The script code with the awk statement in question looks like this:
IFS=$'\n'
set -f
for var in $(cat < "$1")
do
awk -v seq="$var" '{if (match($1, seq)) {print $0}}' filepath/database > pattern_matched.file
done
a brief explanation of what this code is doing is that it takes in the Terminal argument variable, a filename in this case, and opens it up for the for loop to begin looping. the pattern group_1, for example, is placed in var and the search through the database begins. If the first column matches the pattern, it saves the line into the file pattern_matched.file file.

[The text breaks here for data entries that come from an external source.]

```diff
+template <class F>
+__device__ __forceinline__ void te_add_rows(AccRow<F>& r, const AccRow<F>& p, const AccRow<F>& q, bool,
+                                            const RowLane<F>& k) {
+  const int s = (int)(__lane_id() >> 4);
+  const int32_t pX = p.c[0], pY = p.c[1], pZ = p.c[2], pT = p.c[3];
+  const int32_t qX = q.c[0], qY = q.c[1], qZ = q.c[2], qT = q.c[3];
+  const int32_t t = fe_carry_row<F>(pY - pX, k), u = fe_carry_row<F>(qY - qX, k);
+  const int32_t v = fe_carry_row<F>(pY + pX, k), w = fe_carry_row<F>(qY + qX, k);
+  int32_t m = fe_mul_row<F>(row_sel4(s, t, v, pT, pZ), row_sel4(s, u, w, qT, qZ), k);
+  const int32_t A = fe_from_row(m, 0), B = fe_from_row(m, 1), TT = fe_from_row(m, 2);
+  int32_t D = fe_from_row(m, 3);
+  const int32_t C = fe_mul_row<F>(TT, row_const<F>(F::K2D, k.j), k);
+  D = D + D;
+  const int32_t E = fe_carry_row<F>(B - A, k), Fv = fe_carry_row<F>(D - C, k);
+  const int32_t G = fe_carry_row<F>(D + C, k), H = fe_carry_row<F>(B + A, k);
+  m = fe_mul_row<F>(row_sel4(s, E, G, E, Fv), row_sel4(s, Fv, H, H, G), k);
+  r.c[0] = fe_from_row(m, 0);
+  r.c[1] = fe_from_row(m, 1);
+  r.c[3] = fe_from_row(m, 2);
+  r.c[2] = fe_from_row(m, 3);
+}
+
 template <class F_>
 struct WeierPolicy : WeierGroup<F_> {
   using G = WeierGroup<F_>;
@@ -708,6 +799,9 @@
   static constexpr int ACC_WORDS = 4 * F::NW;
   static constexpr int ACC_OCC = 1;
   static __device__ __forceinline__ void add_x4(Acc& r, const Acc& a, const Acc& b, int s, bool dbl) { xyzz_add_x4(r, a, b, s, dbl); }
+  using Row = AccRow<F>;
+  static __device__ __forceinline__ void add_rows(Row& r, const Row& a, const Row& b, bool dbl, const RowLane<F>& k) { xyzz_add_rows(r, a, b, dbl, k); }
+  static __device__ __forceinline__ void identity_row(Row& a, const RowLane<F>& k) { a.c[0] = a.c[1] = k.one; a.c[2] = a.c[3] = 0; }
   static __device__ __forceinline__ void madd(Acc& r, const Acc& a, const uint32_t* rec, uint32_t neg) {
     Affine<F> p;
     bool inf = load_affine<F>(p, rec, neg);
@@ -759,6 +853,9 @@
   static constexpr int ACC_WORDS = 4 * F::NW;
   static constexpr int ACC_OCC = 1;
   static __device__ __forceinline__ void add_x4(Acc& r, const Acc& a, const Acc& b, int s, bool dbl) { te_add_x4(r, a, b, s, dbl); }
+  using Row = AccRow<F>;
+  static __device__ __forceinline__ void add_rows(Row& r, const Row& a, const Row& b, bool dbl, const RowLane<F>& k) { te_add_rows(r, a, b, dbl, k); }
+  static __device__ __forceinline__ void identity_row(Row& a, const RowLane<F>& k) { a.c[0] = a.c[3] = 0; a.c[1] = a.c[2] = k.one; }
   static __device__ __forceinline__ void madd(Acc& r, const Acc& a, const uint32_t* rec, uint32_t neg) {
     Base n;
     Fe<F> x;
@@ -1027,6 +1124,74 @@
   for (uint32_t j = threadIdx.x; j < (uint32_t)XW; j += REDUCE_TAIL_T) c_final[(size_t)k * XW + j] = cin[j];
 }
 
+constexpr int ROWS_PUB_WORDS = 2 * 4 * 4 * 16;
+template <class P>
+__device__ __forceinline__ void reduce_group_rows(uint32_t* rows_out, uint32_t* c_out, const uint32_t* rows_in,
+                                                  const uint32_t* c_in, uint32_t n_in, uint32_t A, bool live, uint32_t q,
+                                                  int32_t* pub, const RowLane<typename P::F>& rk) {
+  using F = typename P::F;
+  using Row = typename P::Row;
+  constexpr int XW = P::ACC_WORDS;
+  const uint32_t e = A * 4 + q;
+  const int lj = (int)(__lane_id() & 15u);
+  Row r, c, v, w, got, ident;
+  P::identity_row(ident, rk);
+  r = ident;
+  c = ident;
+  if (live && e < n_in) {
+    acc_load_row<F>(r, rows_in + (size_t)e * XW, rk);
+    acc_load_row<F>(c, c_in + (size_t)e * XW, rk);
+  }
+  auto exchange = [&](int step, const Row& mine, uint32_t src) {
+    int32_t* buf = pub + (step & 1) * (4 * 4 * 16);
+    if (__lane_id() < 16u) {
+#pragma unroll
+      for (int i = 0; i < 4; i++) buf[(q * 4 + i) * 16 + lj] = mine.c[i];
+    }
+    __syncthreads();
+#pragma unroll
+    for (int i = 0; i < 4; i++) got.c[i] = buf[(src * 4 + i) * 16 + lj];
+  };
+  {
+    const uint32_t src[4] = {1, 3, 3, 2};
+    exchange(0, q == 2 ? c : r, src[q]);
+    P::add_rows(v, q == 3 ? c : r, got, false, rk);
+  }
+  {
+    const uint32_t src[4] = {2, 0, 2, 3};
+    exchange(1, q == 0 ? c : v, src[q]);
+    if (q == 3) got = ident;
+    Row lhs = (q == 1) ? c : v;
+    if (q == 3) lhs = ident;
+    P::add_rows(w, lhs, got, q == 2, rk);
+  }
+  {
+    const uint32_t src[4] = {0, 3, 1, 3};
+    exchange(2, q == 0 ? w : v, src[q]);
+    P::add_rows(r, w, got, q == 0, rk);
+  }
+  {
+    const uint32_t src[4] = {0, 2, 2, 3};
+    exchange(3, r, src[q]);
+    P::add_rows(c, r, got, q == 0, rk);
+  }
+  if (live && q == 0) acc_store_row<F>(rows_out + (size_t)A * XW, c, rk);
+  if (live && q == 1) acc_store_row<F>(c_out + (size_t)A * XW, c, rk);
+}
+
+template <class P>
+__global__ void __launch_bounds__(256) k_reduce_rows(uint32_t* rows_out, uint32_t* c_out, const uint32_t* rows_in,
+                                                     const uint32_t* c_in, uint32_t n_in, uint32_t groups, uint32_t total) {
+  constexpr int XW = P::ACC_WORDS;
+  __shared__ int32_t pub[ROWS_PUB_WORDS];
+  const RowLane<typename P::F> rk = row_lane<typename P::F>();
+  const uint32_t grp = blockIdx.x;
+  const uint32_t k = grp / groups, A = grp - k * groups;
+  reduce_group_rows<P>(rows_out + (size_t)k * groups * XW, c_out + (size_t)k * groups * XW,
+                       rows_in + (size_t)k * n_in * XW, c_in + (size_t)k * n_in * XW, n_in, A, true, threadIdx.x >> 6,
+                       pub, rk);
+}
+
 
 }
 
diff --git a/msm_zprize_amd/csrc/msmz.hip b/msm_zprize_amd/csrc/msmz.hip
--- a/msm_zprize_amd/csrc/msmz.hip
+++ b/msm_zprize_amd/csrc/msmz.hip
@@ -308,6 +308,10 @@
                           uint8_t* canon) {
   return c ? c->engine->test_hooks()->test_field_limbs(op, a, b, n, raw, canon) : MSMZ_ERR_ARG;
 }
+int msmz_test_field_rows(msmz_ctx* c, int op, const int32_t* a, const int32_t* b, uint64_t n, uint32_t live_rows,
+                         int32_t* raw, uint8_t* canon) {
+  return c ? c->engine->test_hooks()->test_field_rows(op, a, b, n, live_rows, raw, canon) : MSMZ_ERR_ARG;
+}
 int msmz_test_glv(msmz_ctx* c, const uint8_t* s, uint64_t n, uint8_t* s0, uint8_t* s1, uint8_t* neg) {
   return c ? c->engine->test_hooks()->test_glv(s, n, s0, s1, neg) : MSMZ_ERR_ARG;
 }
diff --git a/msm_zprize_amd/csrc/reduce.h b/msm_zprize_amd/csrc/reduce.h
--- a/msm_zprize_amd/csrc/reduce.h
+++ b/msm_zprize_amd/csrc/reduce.h
@@ -15,6 +15,7 @@
   uint32_t tail_n = (uint32_t)env_int("MSMZ_TAIL_N", REDUCE_TAIL_N);
   uint32_t quad16_max = (uint32_t)env_int("MSMZ_QUAD16", 8192);
   uint32_t pairsum_x4_max = (uint32_t)env_int("MSMZ_PAIRSUM_X4", 16384);
+  uint32_t rows_max = (uint32_t)env_int("MSMZ_ROWS_MAX", 512);
 };
 
 struct BucketSource {
@@ -89,13 +90,17 @@
 
   int levels(const ReduceKnobs& rk, uint32_t n_in, uint32_t nprob, hipStream_t stream) {
     int st;
-    while (n_in > rk.tail_n) {
+    const uint32_t rows_max = rk.rows_max < rk.quad16_max ? rk.rows_max : rk.quad16_max;
+    while (n_in > rk.tail_n || (n_in > 1 && (uint64_t)nprob * ((n_in + 3) / 4) <= rows_max)) {
       const uint32_t S = 4;
       const uint32_t g2 = (n_in + S - 1) / S;
       const int nxt = cur_ ^ 1;
       if ((st = rows_room(nxt, (size_t)nprob * g2)) || (st = carry_room(nxt, (size_t)nprob * g2))) return st;
       const uint32_t total = nprob * g2;
-      if (total <= rk.quad16_max) {
+      if (total <= rows_max) {
+        hipLaunchKernelGGL((k_reduce_rows<P>), dim3(total), dim3(256), 0, stream, rows(nxt), carry(nxt), rows(cur_),
+                           carry(cur_), n_in, g2, total);
+      } else if (total <= rk.quad16_max) {
         hipLaunchKernelGGL((k_reduce_quad16<P>), dim3((total * 16 + 63) / 64), dim3(64), 0, stream, rows(nxt), carry(nxt),
                            rows(cur_), carry(cur_), n_in, g2, total);
       } else {
```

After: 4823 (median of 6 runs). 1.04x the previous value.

Currently, it searches through the entire 10GB worth of data and prints the data into the file as intended, but it wastes a lot of time. After printing the lines that match the pattern, I want to stop the awk from continuing the search through the database and move on to the next pattern from the input file. An example behavior for group_2 would be the awk checking the first 3 lines of the database and sees that none of the lines have the matching pattern. However, line 4 contains the pattern, so it prints the line and the subsequent pattern matching lines after it. When the awk reaches line 8, it exits the awk statement and the for loop can then iterate to the next pattern to be searched for, group_3.

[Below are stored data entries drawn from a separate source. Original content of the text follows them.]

std::shared_ptr<DevBatchRes> dev_batch(kv_batch* bt, const PolicySet& ps, int device) {
  std::lock_guard<std::mutex> g(bt->mu);
  auto it = bt->dev.find(device);
  if (it != bt->dev.end()) return it->second;
  auto d = std::make_shared<DevBatchRes>();
  const Batch& b = bt->b;
  if (b.rmask.size() != b.n_rows || b.rwide.size() != b.n_rows || b.roff.size() != b.n_rows)
    throw std::runtime_error("batch: packed row arrays do not match the row count");
  hipStream_t us = StreamPool::get().take(device, hipStreamNonBlocking);
  DevBuf pc, rm, rw, ro;
  pc.upload_async(b.tcells, device, us);
  rm.upload_async(b.rmask, device, us);
  rw.upload_async(b.rwide, device, us);
  ro.upload_async(b.roff, device, us);
  d->vals.upload_async(b.vals, device, us);
  d->nodes.alloc(b.n_cells() * sizeof(Node), device);
  HIPCHK(launch_expand_rows((const uint64_t*)pc.p, (const uint64_t*)rm.p, (const uint64_t*)rw.p, (const uint32_t*)ro.p,
                            (const Val*)d->vals.p, b.n_rows, (Node*)d->nodes.p, us));
  d->res.upload_async(b.res, device, us);
  d->kvs.upload(b.kvs, device);
  d->bstr.upload_raw(b.strs.data(), b.strs.size(), device);
  d->nsbits.upload(b.ns_bits, device);
  std::vector<uint32_t> off, len;
  std::string ks;
  key_table(ps, b, &off, &len, &ks);
  d->koff.upload(off, device);
  d->klen.upload(len, device);
  d->kstr.upload_raw(ks.data(), ks.size(), device);
  d->nsms.upload(b.nsms, device);
  d->lsets.upload(b.lsets, device);
  d->asets.upload(b.asets, device);
  d->tuprep.upload(b.tup_rep, device);
  d->tupkent.upload(b.tup_kent, device);
  d->kentrep.upload(b.kent_rep, device);
  DevBatch& v = d->view;
  v.nodes = (const Node*)d->nodes.p;
  v.vals = (const Val*)d->vals.p;
  v.res = (const Res*)d->res.p;
  v.kvs = (const KV*)d->kvs.p;
  v.bstr = (const uint8_t*)d->bstr.p;
  v.ns_bits = (const uint32_t*)d->nsbits.p;
  v.key_off = (const uint32_t*)d->koff.p;
  v.key_len = (const uint32_t*)d->klen.p;
  v.kstr = (const uint8_t*)d->kstr.p;
  v.nsms = (const StrRef*)d->nsms.p;
  v.lsets = (const KVSet*)d->lsets.p;
  v.asets = (const KVSet*)d->asets.p;
  v.n_nsm = (uint32_t)b.nsms.size();
  v.n_lsets = (uint32_t)b.lsets.size();
  v.n_asets = (uint32_t)b.asets.size();
  v.ns_words = b.ns_words;
  v.n_res = (uint32_t)b.res.size();
  v.tup_rep = (const uint32_t*)d->tuprep.p;
  v.n_tup = (uint32_t)b.tup_rep.size();
  v.tup_kent = (const uint32_t*)d->tupkent.p;
  v.kent_rep = (const uint32_t*)d->kentrep.p;
  v.n_kent = (uint32_t)b.kent_rep.size();
  v.n_ns = (uint32_t)b.namespaces.size();
  {
    const DynHost& h = bt->dyn_host(ps);
    d->dpreds.upload(h.tbl.preds, device);
    d->dalts.upload(h.tbl.alts, device);
    d->dconjs.upload(h.tbl.conjs, device);
    d->datoms.upload(h.tbl.atoms, device);
    d->dgsegs.upload(h.tbl.gsegs, device);
    d->dgwords.upload(h.tbl.gwords, device);
    d->dpstr.upload_raw(h.tbl.strs.data(), h.tbl.strs.size(), device);
    DevPS dv{};
    dv.preds = (const Pred*)d->dpreds.p;
    dv.alts = (const Alt*)d->dalts.p;
    dv.conjs = (const Conj*)d->dconjs.p;
    dv.atoms = (const Atom*)d->datoms.p;
    dv.gsegs = (const GSeg*)d->dgsegs.p;
    dv.gwords = (const GWord*)d->dgwords.p;
    dv.pstr = (const uint8_t*)d->dpstr.p;
    d->dps.upload_raw(&dv, sizeof(DevPS), device);
    d->dleaf.upload(h.dleaf, device);
    d->dynst.upload(h.dyn_st, device);
    v.dps = (const DevPS*)d->dps.p;
    v.dleaf = (const uint32_t*)d->dleaf.p;
    v.dyn_st = (const uint8_t*)d->dynst.p;
  }
  auto up = [&](DevBuf* bufs, std::initializer_list<const std::vector<uint32_t>*> src, const uint32_t** dp) {
    for (const std::vector<uint32_t>* v : src) {
      bufs->alloc(std::max<size_t>(v->size() * sizeof(uint32_t), 16), device);
      if (!v->empty()) HIPCHK(hipMemcpyAsync(bufs->p, v->data(), v->size() * sizeof(uint32_t), hipMemcpyHostToDevice, us));
      *dp++ = (const uint32_t*)(bufs++)->p;
    }
  };
  auto up_blocks = [&](DevBuf* bufs, const CondHost& h, bool strict) {
    const uint32_t* dp[7] = {};
    up(bufs, {&h.sets, &h.ents, &h.outc, &h.truth, &h.unk}, dp);
    if (strict) up(bufs + 5, {&h.err, &h.oos}, dp + 5);
    return CondBlocks{dp[0], dp[1], dp[2], dp[3], dp[4], dp[5], dp[6], h.words};
  };
  struct Timed {
    hipEvent_t e0, e1;
    double* ms;
  };
  std::vector<Timed> timed;
  auto timed_launch = [&](double* ms, auto&& launch) {
    Timed t{nullptr, nullptr, ms};
    HIPCHK(hipEventCreate(&t.e0));
    HIPCHK(hipEventCreate(&t.e1));
    HIPCHK(hipEventRecord(t.e0, us));
    HIPCHK(launch());
    HIPCHK(hipEventRecord(t.e1, us));
    timed.push_back(t);
  };
  CondHost pre, dn;
  FeHost fh;
  CondBlocks pt{}, dt{};
  FeTables ft{};
  const uint32_t n_sets = (uint32_t)ps.csets.size(), n_dsets = (uint32_t)ps.dsets.size(),
                 n_fsets = (uint32_t)ps.fsets.size();
  if (n_sets && !b.res.empty()) {
    build_pre(ps, b, &pre);
    pt = up_blocks(d->pre, pre, false);
    d->prest.alloc((size_t)n_sets * b.res.size(), device);
    v.pre_st = (const uint8_t*)d->prest.p;
  }
  if (n_dsets && !b.res.empty()) {
    build_deny(ps, b, &dn);
    dt = up_blocks(d->dn, dn, true);
  }
  if (n_fsets && !b.res.empty()) {
    build_foreach(ps, b, &fh);
    const uint32_t *dp[5], *gp[2];
    up(d->fe, {&fh.sets, &fh.lists}, dp);
    up(d->feg, {&fh.gate.sets, &fh.gate.ents}, gp);
    ft = fh.view();
    ft.gate = ft.deny = up_blocks(d->fed, fh.deny, true);
    ft.gate.sets = gp[0]; ft.gate.ents = gp[1];
    up(d->fe + 2, {&fh.el_res, &fh.el_ord, &fh.lstate}, dp + 2);
    ft.sets = dp[0]; ft.lists = dp[1]; ft.el_res = dp[2]; ft.el_ord = dp[3]; ft.lstate = dp[4];
    d->feacc.alloc((size_t)n_fsets * b.res.size() * sizeof(uint32_t), device);
  }
  if ((n_dsets || n_fsets) && !b.res.empty()) {
    d->dnst.alloc((size_t)(n_dsets + n_fsets) * b.res.size(), device);
    v.deny_st = (const uint8_t*)d->dnst.p;
  }
  d->view_dev.upload_raw(&d->view, sizeof(DevBatch), device);
  if (v.pre_st) timed_launch(&d->pre_ms, [&]() { return launch_cond(false, pt, v.n_res, n_sets, (uint8_t*)d->prest.p, us); });
  if (v.deny_st && n_dsets)
    timed_launch(&d->deny_ms, [&]() { return launch_cond(true, dt, v.n_res, n_dsets, (uint8_t*)d->dnst.p, us); });
  if (v.deny_st && n_fsets)
    timed_launch(&d->fe_ms, [&]() {
      return launch_foreach(ft, v.n_res, (uint32_t*)d->feacc.p, (uint8_t*)d->dnst.p + (size_t)n_dsets * v.n_res, us);
    });
  HIPCHK(hipStreamSynchronize(us));
  for (const Timed& t : timed) {
    float ms = 0;
    HIPCHK(hipEventElapsedTime(&ms, t.e0, t.e1));
    *t.ms = ms;
    (void)hipEventDestroy(t.e0);
    (void)hipEventDestroy(t.e1);
  }
  StreamPool::get().give(device, hipStreamNonBlocking, us);
  pc.release();
  rm.release();
  rw.release();
  ro.release();
  if (bt->owner && bt->owner->jit && !bt->owner->jit->cols.empty() && !b.res.empty()) {
    build_pcol(*bt->owner->jit, b, d.get(), device);
    d->view_dev.upload_raw(&d->view, sizeof(DevBatch), device);
  }
  bt->dev[device] = d;
  return d;
}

awk '{print $0; exit}' filename
Something like this does not work since it only prints the first instance and breaks out, I want something that can print all the matches and as soon as it finds the next non-pattern match, it breaks out.
Thanks in advance.
UPDATE:
The current problem now is that the solution given below makes logical sense. If it enters the if-statement, It would print the line into the file and iterate to the next line. If the line did not match, it would enter the else-if statement and exit the awk. This makes a lot of sense to me, but for some reason, once the flag variable has been set to 1 by the if-statement for the first matched line, it enters the else-if statement. Since the else-if condition evaluates to true, it exits before even scanning the next line. I confirmed this behavior with print statements everywhere in the awk statement.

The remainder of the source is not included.